Specifically, it could lessen the effects of traumatic brain injury (TBI) by protecting the brain against injury mechanisms causing head trauma.
TBI is a key risk factor of Chronic Traumatic Encephalopathy (CTE). CTE is a long term condition that happens after years of regular brain trauma.
“By treating concussion in the days following those injuries, IHL will have effectively created a CTE prevention plan that lessens the effects of TBI in the short term while lessening the patient’s risk of developing CTE,” said Chief Medical Officer Sud Agarwal.
Impression will be targeting Australian MMA fighters and is aiming to recruit 50 who have sustained moderate to severe concussion.
But of course, boxing is far from the only sport where concussion is an issue – the company named the AFL & NFL as two other leagues where CTE is widespread.
Critically, Impression says that its products are designed to satisfy WADA and ASADA specifications.
Impression shares gained 11 per cent this morning. While shares saw a spectacular run in the third quarter of last year, they retreated in recent weeks due to the coronavirus spooking investors.

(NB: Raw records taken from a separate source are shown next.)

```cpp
int wca_default_find_alignment(wca_engine* e, const float* ws_dev, int L, int H, int n, int F, const int32_t* heads_host, int n_heads,
                                int sot_len, float* weights_norm_out_dev, float* matrix_host, int32_t* text_idx_host,
                                int32_t* time_idx_host, int32_t* path_len_host) {
  if (!e || !ws_dev || !heads_host || !path_len_host) return fail(WCA_ERR_INVALID, "null argument");
  const int LH = L * H, N = n - sot_len - 1;
  if (n_heads < 1) return fail(WCA_ERR_INVALID, "empty alignment head list");
  WCA_TRY(check_maps(L, H, n, F));
  if (sot_len < 0 || N < 1) return fail(WCA_ERR_INVALID, "n=%d leaves no rows after the [sot_len:-1] slice", n);
  for (int i = 0; i < n_heads; ++i)
    if (heads_host[i] < 0 || heads_host[i] >= LH) return fail(WCA_ERR_INVALID, "alignment head %d out of range", heads_host[i]);
  WCA_TRY(enter(e));
  const size_t norm_elems = (size_t)n_heads * n * F;
  HIPCHK(e->tmp1.ensure(sizeof(int) * (size_t)n_heads + (weights_norm_out_dev ? 0 : sizeof(float) * norm_elems) + 256));
  int* sel_dev = reinterpret_cast<int*>(e->tmp1.p);
  float* norm = weights_norm_out_dev ? weights_norm_out_dev
                                     : reinterpret_cast<float*>(reinterpret_cast<char*>(e->tmp1.p) + align_up(sizeof(int) * (size_t)n_heads, 256));
  HIPCHK(hipMemcpyAsync(sel_dev, heads_host, sizeof(int) * n_heads, hipMemcpyHostToDevice, e->stream));
  HIPCHK(hipStreamSynchronize(e->stream));
  HIPCHK(launch_stdmean_normalize(ws_dev, sel_dev, n_heads, n, F, norm, e->stream));
  HIPCHK(e->matrix.ensure(sizeof(float) * (size_t)n * F));
  HIPCHK(launch_mean_heads(norm, n_heads, n, F, sot_len, 1, (float*)e->matrix.p, e->stream));
  WCA_TRY(dtw_dev_common(e, (const float*)e->matrix.p, 1, N, F, false));
  return read_path(e, N, F, text_idx_host, time_idx_host, path_len_host, matrix_host);
}

int wca_align_batch_enqueue(wca_engine* e, const float* pcm_dev, int64_t pcm_stride, const int32_t* n_samples_host,
                            const int64_t* tokens_dev, int n_tok_max, const int32_t* n_tok_host, const int32_t* max_frames_host,
                            int batch, const wca_align_opts* o) {
  return wca_align_batch_enqueue_ex(e, pcm_dev, pcm_stride, n_samples_host, tokens_dev, n_tok_max, n_tok_host, max_frames_host, batch, o, 0);
}

int wca_align_batch_enqueue_ex(wca_engine* e, const float* pcm_dev, int64_t pcm_stride, const int32_t* n_samples_host,
                               const int64_t* tokens_dev, int n_tok_max, const int32_t* n_tok_host, const int32_t* max_frames_host,
                               int batch, const wca_align_opts* o, int32_t vocab_end) {
  return align_enqueue(e, pcm_dev, pcm_stride, n_samples_host, tokens_dev, n_tok_max, n_tok_host, max_frames_host, batch, o, vocab_end, nullptr);
}

int wca_align_batch_enqueue_open(wca_engine* e, const float* pcm_dev, int64_t pcm_stride, const int32_t* n_samples_host,
                                 const int64_t* tokens_dev, int n_tok_max, const int32_t* n_tok_host, const int32_t* max_frames_host,
                                 int batch, const wca_align_opts* o, int32_t vocab_end, const int32_t* open_end_host) {
  if (!e || !open_end_host) return fail(WCA_ERR_INVALID, "null argument");
  return align_enqueue(e, pcm_dev, pcm_stride, n_samples_host, tokens_dev, n_tok_max, n_tok_host, max_frames_host, batch, o, vocab_end,
                       open_end_host);
}

static int align_enqueue(wca_engine* e, const float* pcm_dev, int64_t pcm_stride, const int32_t* n_samples_host, const int64_t* tokens_dev,
                         int n_tok_max, const int32_t* n_tok_host, const int32_t* max_frames_host, int batch, const wca_align_opts* o,
                         int32_t vocab_end, const int32_t* open_end_host) {
  if (!e || !tokens_dev || !n_tok_host || !max_frames_host || !o) return fail(WCA_ERR_INVALID, "null argument");
  const bool want_open = open_end_host != nullptr;
  if (vocab_end < 0 || vocab_end > e->dims.n_vocab) return fail(WCA_ERR_INVALID, "vocab_end %d outside (0, %d] (0 = no token log-probs)", vocab_end, e->dims.n_vocab);
  const bool want_lp = vocab_end > 0;
  const bool reuse_enc = (pcm_dev == nullptr);
  if (reuse_enc && (e->enc_q.empty() || e->enc_q.front().batch != batch))
    return fail(WCA_ERR_STATE, "pcm_dev == NULL re-uses the oldest state left by wca_encode_batch / wca_greedy_decode for the same batch; there is none");
  if (!reuse_enc && !n_samples_host) return fail(WCA_ERR_INVALID, "null argument");
  if (!reuse_enc && !e->enc_q.empty()) {
    for (auto& st : e->enc_q)
      if (!st.decoded && !st.detected) return fail(WCA_ERR_STATE, "an encoded batch is waiting for wca_greedy_decode / wca_align_batch_enqueue(pcm_dev = NULL)");
    for (auto& st : e->enc_q) e->slot_busy[st.slot] = false;
    e->enc_q.clear();
  }
  if (e->enq_count - e->fetch_count >= 2) return fail(WCA_ERR_STATE, "two batches already in flight: call wca_align_batch_fetch first");
  if (batch < 1 || batch > e->max_batch) return fail(WCA_ERR_INVALID, "batch %d outside [1,%d]", batch, e->max_batch);
  WCA_TRY(check_aggregation(o));
  WCA_TRY(check_medfilt(o->medfilt_width));
  int Fmax = 0;
  WCA_TRY(validate_lengths(batch, n_tok_max, n_tok_host, max_frames_host, &Fmax));
  if (!reuse_enc) WCA_TRY(check_pcm_lengths(n_samples_host, batch, pcm_stride));
  WCA_TRY(check_ready(e));
  const wca_model_dims& D = e->dims;
  const int LH = D.n_text_layer * D.n_text_head;
  const int Fpad = (Fmax + 3) & ~3;
  std::vector<int32_t> dn(batch);
  for (int b = 0; b < batch; ++b) {
    dn[b] = n_tok_host[b] - o->sot_len - 1;
    if (dn[b] < 0) dn[b] = 0;
  }
  int* rows[4];
  hipStream_t s2 = e->overlap ? e->stream2 : e->stream;
  WCA_TRY(stage_meta(e, batch, reuse_enc ? nullptr : n_samples_host, n_tok_host, max_frames_host, dn.data(), rows, reuse_enc ? s2 : nullptr));
  int* lp_rows[4] = {nullptr, nullptr, nullptr, nullptr};
  int lp_R = 0, lp_nmax = 0;
  if (want_lp) {
    std::vector<int32_t> off(batch);
    for (int b = 0; b < batch; ++b) {
      const int nt = std::max(0, n_tok_host[b] - o->sot_len - 2);
      off[b] = lp_R;
      lp_R += nt;
      lp_nmax = std::max(lp_nmax, nt);
    }
    WCA_TRY(stage_meta(e, batch, off.data(), nullptr, nullptr, nullptr, lp_rows, reuse_enc ? s2 : nullptr));
  }
  int* open_rows[4] = {nullptr, nullptr, nullptr, nullptr};
  if (want_open) {
    std::vector<int32_t> flags(batch);
    for (int b = 0; b < batch; ++b) flags[b] = open_end_host[b] ? 1 : 0;
    WCA_TRY(stage_meta(e, batch, flags.data(), nullptr, nullptr, nullptr, open_rows, reuse_enc ? s2 : nullptr));
  }
  int bs;
  if (reuse_enc) {
    bs = e->enc_q.front().slot;
    e->enc_q.pop_front();
    record(e, 0);
    record(e, 1);
    record(e, 2);
    record(e, 3);
  } else {
    WCA_TRY(kv_slot_or_fail(e, &bs));
    e->slot_busy[bs] = true;
    if (int rc = run_phase1(e, nullptr, pcm_dev, pcm_stride, rows[0], batch, bs, !want_lp)) {
      e->slot_busy[bs] = false;
      return rc;
    }
  }
  half_t* kvbuf = bs ? e->kv_alt : e->kv;
  HIPCHK(hipStreamWaitEvent(s2, e->ev_kv[bs], 0));
  HIPCHK(hipMemsetAsync(e->err_dev, 0, sizeof(int), s2));
  HIPCHK(e->cap.ensure(sizeof(float) * (size_t)batch * LH * n_tok_max * Fpad));
  WCA_TRY(run_decoder(e, tokens_dev, batch, n_tok_max, (float*)e->cap.p, Fpad, Fmax, nullptr, s2, kvbuf, want_lp));
  record(e, 4, s2);
  HeadStatsArgs h;
  WCA_TRY(run_head_stats(e, s2, &h, (const float*)e->cap.p, Fpad, false, nullptr, true, rows[1], rows[2], n_tok_max, Fmax, LH, batch, o->medfilt_width,
                         o->qk_scale, o->w_colnorm, o->w_rownorm, o->w_coverage));
  record(e, 5, s2);
  WCA_TRY(run_select_aggregate_dtw(e, s2, h, rows[3], o, D.n_text_layer, open_rows[0]));
  if (want_lp) {
    HIPCHK(e->lp_out.ensure(sizeof(float) * (size_t)batch * n_tok_max));
    WCA_TRY(run_token_logprobs(e, s2, tokens_dev, batch, n_tok_max, o->sot_len, vocab_end, rows[1], lp_rows[0], lp_R, lp_nmax, (float*)e->lp_out.p));
  }
  record(e, 7, s2);
  const int k = o->aggregation == WCA_AGGR_TOPK ? o->topk : 0;
  const int rs = (int)(e->enq_count & 1);
  const ResLayout at = res_layout(batch, n_tok_max, k, want_lp, want_open);
  WCA_TRY(ensure_res_host(e, rs, at.ints));
  int* res = e->res_host[rs];
  if (want_lp) HIPCHK(hipMemcpyAsync(res + at.lp, e->lp_out.p, sizeof(float) * (size_t)batch * n_tok_max, hipMemcpyDeviceToHost, s2));
  HIPCHK(hipMemcpyAsync(res + at.flags, e->err_dev, sizeof(int), hipMemcpyDeviceToHost, s2));
  HIPCHK(hipMemcpyAsync(res + at.flags + 1, e->err_dev + 1 + bs, sizeof(int), hipMemcpyDeviceToHost, s2));
  if (n_tok_max - o->sot_len - 1 >= 1) HIPCHK(hipMemcpyAsync(res + at.jump, e->jump.p, sizeof(int) * (size_t)batch * n_tok_max, hipMemcpyDeviceToHost, s2));
  if (k > 0) HIPCHK(hipMemcpyAsync(res + at.sel, e->sel.p, sizeof(int) * (size_t)batch * k, hipMemcpyDeviceToHost, s2));
  if (want_open) HIPCHK(hipMemcpyAsync(res + at.open, e->dtw_out.p, 2 * sizeof(int) * (size_t)batch, hipMemcpyDeviceToHost, s2));
  record(e, 8, s2);
  HIPCHK(hipEventRecord(e->res_ev[rs], s2));
  e->res_batch[rs] = batch;
  e->res_ntok[rs] = n_tok_max;
  e->res_topk[rs] = k;
  e->res_lp[rs] = want_lp;
  e->res_open[rs] = want_open;
  e->res_kvslot[rs] = bs;
  e->last_batch = batch;
  e->enq_count++;
  return WCA_OK;
}

int wca_encode_batch(wca_engine* e, const float* mel_dev, const float* pcm_dev, int64_t pcm_stride, const int32_t* n_samples_host, int batch) {
  if (!e) return fail(WCA_ERR_INVALID, "null engine");
  if ((mel_dev == nullptr) == (pcm_dev == nullptr)) return fail(WCA_ERR_INVALID, "pass exactly one of mel_dev / pcm_dev");
  if (pcm_dev && !n_samples_host) return fail(WCA_ERR_INVALID, "null argument");
  if (batch < 1 || batch > e->max_batch) return fail(WCA_ERR_INVALID, "batch %d outside [1,%d]", batch, e->max_batch);
  if (pcm_dev) WCA_TRY(check_pcm_lengths(n_samples_host, batch, pcm_stride));
  WCA_TRY(check_ready(e));
  int slot;
  WCA_TRY(kv_slot_or_fail(e, &slot));
  int* rows[4] = {nullptr, nullptr, nullptr, nullptr};
  if (pcm_dev) WCA_TRY(stage_meta(e, batch, n_samples_host, nullptr, nullptr, nullptr, rows));
  e->slot_busy[slot] = true;
  if (int rc = run_phase1(e, mel_dev, pcm_dev, pcm_stride, rows[0], batch, slot)) {
    e->slot_busy[slot] = false;
    return rc;
  }
  e->enc_q.push_back({slot, batch, false});
  return WCA_OK;
}

int wca_align_batch_fetch(wca_engine* e, int batch, int n_tok_max, int topk, int32_t* jump_frame_host, int32_t* sel_idx_host) {
  return wca_align_batch_fetch_ex(e, batch, n_tok_max, topk, jump_frame_host, sel_idx_host, nullptr);
}

int wca_align_batch_fetch_ex(wca_engine* e, int batch, int n_tok_max, int topk, int32_t* jump_frame_host, int32_t* sel_idx_host,
                             float* token_logprob_host) {
  return align_fetch(e, batch, n_tok_max, topk, jump_frame_host, sel_idx_host, token_logprob_host, nullptr, nullptr);
}

int wca_align_batch_fetch_open(wca_engine* e, int batch, int n_tok_max, int topk, int32_t* jump_frame_host, int32_t* sel_idx_host,
                               float* token_logprob_host, int32_t* end_row_host, float* score_host) {
  return align_fetch(e, batch, n_tok_max, topk, jump_frame_host, sel_idx_host, token_logprob_host, end_row_host, score_host);
}

static int align_fetch(wca_engine* e, int batch, int n_tok_max, int topk, int32_t* jump_frame_host, int32_t* sel_idx_host,
                       float* token_logprob_host, int32_t* end_row_host, float* score_host) {
  if (!e) return fail(WCA_ERR_INVALID, "null engine");
  if (e->fetch_count >= e->enq_count) return fail(WCA_ERR_STATE, "nothing to fetch");
  const int rs = (int)(e->fetch_count & 1);
  if (batch != e->res_batch[rs] || n_tok_max != e->res_ntok[rs]) return fail(WCA_ERR_STATE, "fetch does not match the oldest pending enqueue");
  if (sel_idx_host && e->res_topk[rs] > 0 && topk != e->res_topk[rs]) return fail(WCA_ERR_STATE, "topk does not match the pending enqueue");
  if (token_logprob_host && !e->res_lp[rs]) return fail(WCA_ERR_STATE, "token log-probs requested, but the pending batch was enqueued without them (vocab_end = 0)");
  if ((end_row_host || score_host) && !e->res_open[rs])
    return fail(WCA_ERR_STATE, "end rows requested, but the pending batch was not enqueued with wca_align_batch_enqueue_open");
  HIPCHK(hipSetDevice(e->device));
  HIPCHK(hipEventSynchronize(e->res_ev[rs]));
  const ResLayout at = res_layout(batch, n_tok_max, e->res_topk[rs], e->res_lp[rs], e->res_open[rs]);
  const int* res = e->res_host[rs];
  if (jump_frame_host) memcpy(jump_frame_host, res + at.jump, sizeof(int) * (size_t)batch * n_tok_max);
  if (sel_idx_host && e->res_topk[rs] > 0) memcpy(sel_idx_host, res + at.sel, sizeof(int) * (size_t)batch * topk);
  if (e->res_kvslot[rs] >= 0) e->slot_busy[e->res_kvslot[rs]] = false;
  e->res_kvslot[rs] = -1;
  e->fetch_count++;
  if (token_logprob_host) memcpy(token_logprob_host, res + at.lp, sizeof(float) * (size_t)batch * n_tok_max);
  if (end_row_host) memcpy(end_row_host, res + at.open, sizeof(int) * (size_t)batch);
  if (score_host) memcpy(score_host, res + at.open + batch, sizeof(float) * (size_t)batch);
  const int flag = res[at.flags] | (res[at.flags + 1] & 2);
  if (flag & 2) return fail(WCA_ERR_HIP, "LayerNorm statistics hand-off timed out inside a GEMM epilogue (a workgroup of a row panel never arrived)");
  if (flag == ERR_TARGET_VOCAB)
    return fail(WCA_ERR_INVALID, "a teacher token is outside the scored vocabulary [0, vocab_end) (its log-prob is NaN)");
  if (flag)
    return fail(WCA_ERR_INVALID, "a token id is outside the model's vocabulary [0, %d) (tokenizer / checkpoint mismatch?)", e->dims.n_vocab);
  return WCA_OK;
}

int wca_align_batch(wca_engine* e, const float* pcm_dev, int64_t pcm_stride, const int32_t* n_samples_host, const int64_t* tokens_dev,
                    int n_tok_max, const int32_t* n_tok_host, const int32_t* max_frames_host, int batch, const wca_align_opts* o,
                    int32_t* jump_frame_host, int32_t* sel_idx_host) {
  WCA_TRY(wca_align_batch_enqueue(e, pcm_dev, pcm_stride, n_samples_host, tokens_dev, n_tok_max, n_tok_host, max_frames_host, batch, o));
  return wca_align_batch_fetch(e, batch, n_tok_max, o->aggregation == WCA_AGGR_TOPK ? o->topk : 0, jump_frame_host, sel_idx_host);
}

int wca_token_logprobs(wca_engine* e, const float* logits_dev, int rows, int ld, int vocab_end, const int64_t* targets_dev, float* out_dev) {
  if (!e || !logits_dev || !targets_dev || !out_dev) return fail(WCA_ERR_INVALID, "null argument");
  if (vocab_end < 1 || vocab_end > e->dims.n_vocab) return fail(WCA_ERR_INVALID, "vocab_end %d outside (0, %d]", vocab_end, e->dims.n_vocab);
  if (rows < 0 || ld < vocab_end) return fail(WCA_ERR_INVALID, "rows %d / ld %d (need rows >= 0, ld >= vocab_end = %d)", rows, ld, vocab_end);
  WCA_TRY(enter(e));
  if (rows == 0) return WCA_OK;
  int* err = e->err_dev + 3;
  HIPCHK(hipMemsetAsync(err, 0, sizeof(int), e->stream));
  HIPCHK(launch_token_logprob(logits_dev, ld, vocab_end, rows, targets_dev, nullptr, 0, out_dev, err, ERR_TARGET_VOCAB, e->stream));
  HIPCHK(hipMemcpyAsync(e->err_host + 3, err, sizeof(int), hipMemcpyDeviceToHost, e->stream));
  HIPCHK(hipStreamSynchronize(e->stream));
  if (e->err_host[3]) return fail(WCA_ERR_INVALID, "a target token is outside [0, vocab_end = %d) (its log-prob is NaN)", vocab_end);
  return WCA_OK;
}

}
```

THC Global Group (ASX:THC) told shareholders it commenced production and would be supplying cannabis medicines to 6,000 patients from next quarter. It will supply directly to pharmacies, clinics and hospitals under the Canndeo brand. Shares rose 16 per cent this morning.
MGC Pharmaceuticals (ASX:MXC) amended its Brazilian distribution agreement with ONIX. The distribution period is for at least seven years and ONIX has agreed to buy a minimum of 20,000 units in the first year. The order is worth at least $1.65m, and $107,000 is payable right now. From the second year, ONIX will buy a minimum of 50,000 units each year, worth $4.1m.
Creso Pharma (ASX:CPH) meanwhile is entering Scandinavia. It signed a commercial term sheet with Norwegian pharmaceutical distributor Farmagon. The first phase of the roll out will involve Creso’s cannaQIX 50 and cannaQIX 10 products.